Laundry Day | album 54
She looked behind her and saw her future,
the passions of her youth,
tempered by unspoken contracts signed.
Somehow, the whole wide world ahead became
pink and green floral wallpaper,
dinner on the table by 5,
laundry on the line on Tuesdays,
pressed pillow cases and stacks of neatly folded diapers.
Ever so slowly, the requisites of life took their place,
and her dreams
like leaves fell gently from the tree,
so quietly and calmly,
that not even she noticed
when they fell to the ground.
This poem is grounded in a conversation I had with my mother. She had recently been diagnosed with pancreatic cancer and I had gone back home to be with her.

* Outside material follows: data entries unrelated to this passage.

void run_postnet(tts_ctx* c, const float* dec, long dec_b, const int* mlens, int B, int Mmax_alloc, int max_q,
                 float* out, long out_b, hipStream_t s) {
  auto& M = c->taco;
  auto& W = c->tws;
  ConvCall cc;
  cc.lens = mlens;
  cc.B = B;
  cc.oflow = x3_flag(c);
  cc.max_q = max_q;
  cc.pad_mode = 0;
  cc.epi = 2;
  cc.s[0] = src_of(dec, dec_b, 1, 80, 80, 0);
  cc.out = W.pa.f();
  cc.ob = (long)512 * Mmax_alloc;
  cc.oc = Mmax_alloc;
  cc.ot = 1;
  run_conv(M.post[0], cc, s);
  float* bufs[2] = {W.pa.f(), W.pbb.f()};
  for (int i = 1; i < 4; ++i) {
    cc.s[0] = src_of(bufs[(i - 1) & 1], (long)512 * Mmax_alloc, Mmax_alloc, 1, 512, 0);
    cc.out = bufs[i & 1];
    run_conv(M.post[i], cc, s);
  }
  cc.s[0] = src_of(bufs[1], (long)512 * Mmax_alloc, Mmax_alloc, 1, 512, 0);
  cc.out = out;
  cc.ob = out_b;
  cc.oc = 1;
  cc.ot = 80;
  cc.epi = 0;
// ... 335 lines not shown
      ta.max_steps[i] = h_max_steps[perm[i]];
    }
    taco_setup_kernel<<<1, 256, 0, s>>>(ta, W.map.i(), W.lens.i(), W.ctl.i(), fv ? x3_flag(c) : nullptr);
    HIP_OK(hipGetLastError());
  }
  int* d_map = W.map.i();
  W.thr = thr;
  TTS_CHECK(!M.variant() || use_persistent(c), "BN prenet / attention windowing / forward / Graves attention run on "
                                               "the persistent decoder only (<= 64 utterances per call on a 256-CU "
                                               "device)");
  if (M.spk_dim) {
    TTS_CHECK(d_spk_ids || d_spk_emb, "multi-speaker model: speaker ids or speaker embeddings are required");
    TTS_CHECK(use_persistent(c), "multi-speaker decoding runs on the persistent decoder only (<= 64 utterances "
                                 "per call on a 256-CU device)");
    if (d_spk_emb) {
      gather_rows<float>(d_spk_emb, W.spk.f(), d_map, M.spk_dim, B, s);
    } else {
      TTS_CHECK(M.num_spk > 0, "model has no speaker_embedding table: pass speaker embeddings");
      gather_rows<int64_t>(d_spk_ids, reinterpret_cast<int64_t*>(W.spkid.p), d_map, 1, B, s);
      launch_embed_gather(reinterpret_cast<const int64_t*>(W.spkid.p), 1, M.spk_table.f(), M.num_spk, M.spk_dim,
                          W.lens.i(), B, W.spk.f(), s);
    }
  }
  run_encoder(c, ids, B, T_max, W.enc.f(), s, d_map);
  {
    ConvCall cc;
    cc.lens = W.lens.i();
    cc.B = B;
    cc.oflow = x3_flag(c);
    cc.max_q = T_max;
    cc.s[0] = src_of(W.enc.f(), (long)T_max * 512, 1, 512, 512, 0);
    cc.out = W.penc.f();
    cc.ob = (long)T_max * 128;
    cc.oc = 1;
    cc.ot = 128;
    run_conv(M.penc, cc, s);
  }
  const int Bp = W.MT * 16;
  const bool persist = use_persistent(c);
  if (persist && !W.pslot_cal) {
    pick_barrier_blocks(reinterpret_cast<unsigned*>(W.pbar.p), PBAR_CAND, PMAX_LAUNCH, W.pslot, s);
    W.pslot_cal = true;
  }
  {
    FillList f;
    f.add(W.catt.p, (size_t)Bp * 1024 * 4);
    f.add(W.hatt.p, (size_t)Bp * 1024 * 4);
    f.add(W.hdec0.p, (size_t)Bp * 1024 * 4);
    f.add(W.hdec1.p, (size_t)Bp * 1024 * 4);
    f.add(W.cdec.p, (size_t)Bp * 1024 * 4);
// ... 29 lines not shown
    W.gr = r;
    W.gthr = thr;
  }
  for (int mt = 1; mt <= W.MT; ++mt) step_graph(c, mt, s);
  const int chunks_max = max_ms / CHUNK + 1;
  bool done = false;
  int mt = W.MT;
  for (int ch = 0; ch < chunks_max && !done; ++ch) {
    HIP_OK(hipGraphLaunch(W.graphs[mt], s));
    HIP_OK(hipMemcpyAsync(&c->pinned[2 * (ch & 1)], &reinterpret_cast<DecCtl*>(W.ctl.p)->all_done, 8,
                          hipMemcpyDeviceToHost, s));
    HIP_OK(hipEventRecord(c->ev_chunk[ch & 1], s));
    if (ch >= 1) {
      HIP_OK(hipEventSynchronize(c->ev_chunk[(ch - 1) & 1]));
      const int* pv = &c->pinned[2 * ((ch - 1) & 1)];
      if (pv[0]) done = true;
      else if (pv[1] >= 1 && pv[1] < mt) mt = pv[1];
    }
  }
  }
  taco_mlens_kernel<<<1, 64, 0, s>>>(W.ctl.i(), B, r, W.mlens.i());
  HIP_OK(hipGetLastError());
  const long fb = (long)S_cap * r * 80;
  run_postnet(c, W.dec.f(), fb, W.mlens.i(), B, S_cap * r, S_cap * r, W.post.f(), fb, s);
  gather4_rows(Gather4{{W.post.f(), W.dec.f(), W.align.f(), W.stop.f()}, {d_post, d_dec, d_align, d_stop},
                       {fb, fb, (long)S_cap * T_max, (long)S_cap}},
               d_map + BMAX, B, s);
  {
    const unsigned* lc = reinterpret_cast<const unsigned*>(W.lc.p);
    taco_status_kernel<<<1, 256, 0, s>>>(W.enc_persist ? lc : nullptr, W.enc_ndom,
                                         persist ? reinterpret_cast<const unsigned*>(W.pbar.p) : nullptr,
                                         DecSlots{{W.pslot[0], W.pslot[1], W.pslot[2], W.pslot[3]}}, c->dec_nlaunch, W.ctl.i(), c->gemm_x3 ? x3_flag(c) : nullptr, W.stat.i(),
                                         B, d_map + BMAX, r, fv ? fv->Lmin : 0, fv ? fv->vlens : nullptr);
    HIP_OK(hipGetLastError());
    int* pin = c->pinned;
    HIP_OK(hipMemcpyAsync(pin + TS_ENC, W.stat.i() + TS_ENC, (TS_N - TS_ENC) * 4, hipMemcpyDeviceToHost, s));
    if (fv) {
      HIP_OK(hipEventRecord(c->ev_status, s));
      fv->enqueue();
      HIP_OK(hipEventSynchronize(c->ev_status));
    } else {
      HIP_OK(hipStreamSynchronize(s));
    }
    TTS_CHECK(!W.enc_persist || (pin[TS_ENC] == 0 && pin[TS_ENC + 1] == 0 && pin[TS_ENC + 2] == 0 && pin[TS_ENC + 3] == 0),
              "persistent BiLSTM: grid barrier timed out (workgroups not co-resident) or preempted past "
              "TTS_BARRIER_TIMEOUT_MS; retrying the call is safe)");
    TTS_CHECK(!persist || (pin[TS_DEC] == 0 && pin[TS_DEC + 1] == 0 && pin[TS_DEC + 2] == 0 && pin[TS_DEC + 3] == 0),
// ... 39 lines not shown
  return guarded_ctx(c, [&] {
    TTS_CHECK(c && d_ids && h_lens && h_max_steps && d_dec && d_post && d_align && d_stop && h_steps && h_status,
              "null argument");
    DeviceGuard g(c->device);
    with_x3_fallback(c, [&] {
      taco_infer(c, d_ids, h_lens, B, T_max, r, h_max_steps, S_cap, thr, d_dec, d_post, d_align, d_stop, h_steps,
                 h_status, stream, d_spk_ids, d_spk_emb);
    });
  });
}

One afternoon, she wistfully shared her youthful dream to go into politics but quickly reminded me, " Back then the only choices for women were housewife, secretary, teacher or nurse so I became a secretary and a housewife. I am so glad you girls have more choices." I left her that afternoon and went to Amsterdam for the week for an exhibition. The night of my opening she unexpectedly fell into a coma. I returned the next day and after a 30 hour journey home she passed soon after I arrived. Our last conversation that afternoon turned out to be the last conversation. This poem is dedicated to her with a heart full of gratitude for instilling in her daughters that we could do whatever we wanted when we grew up. Now, I know why it was so important to her.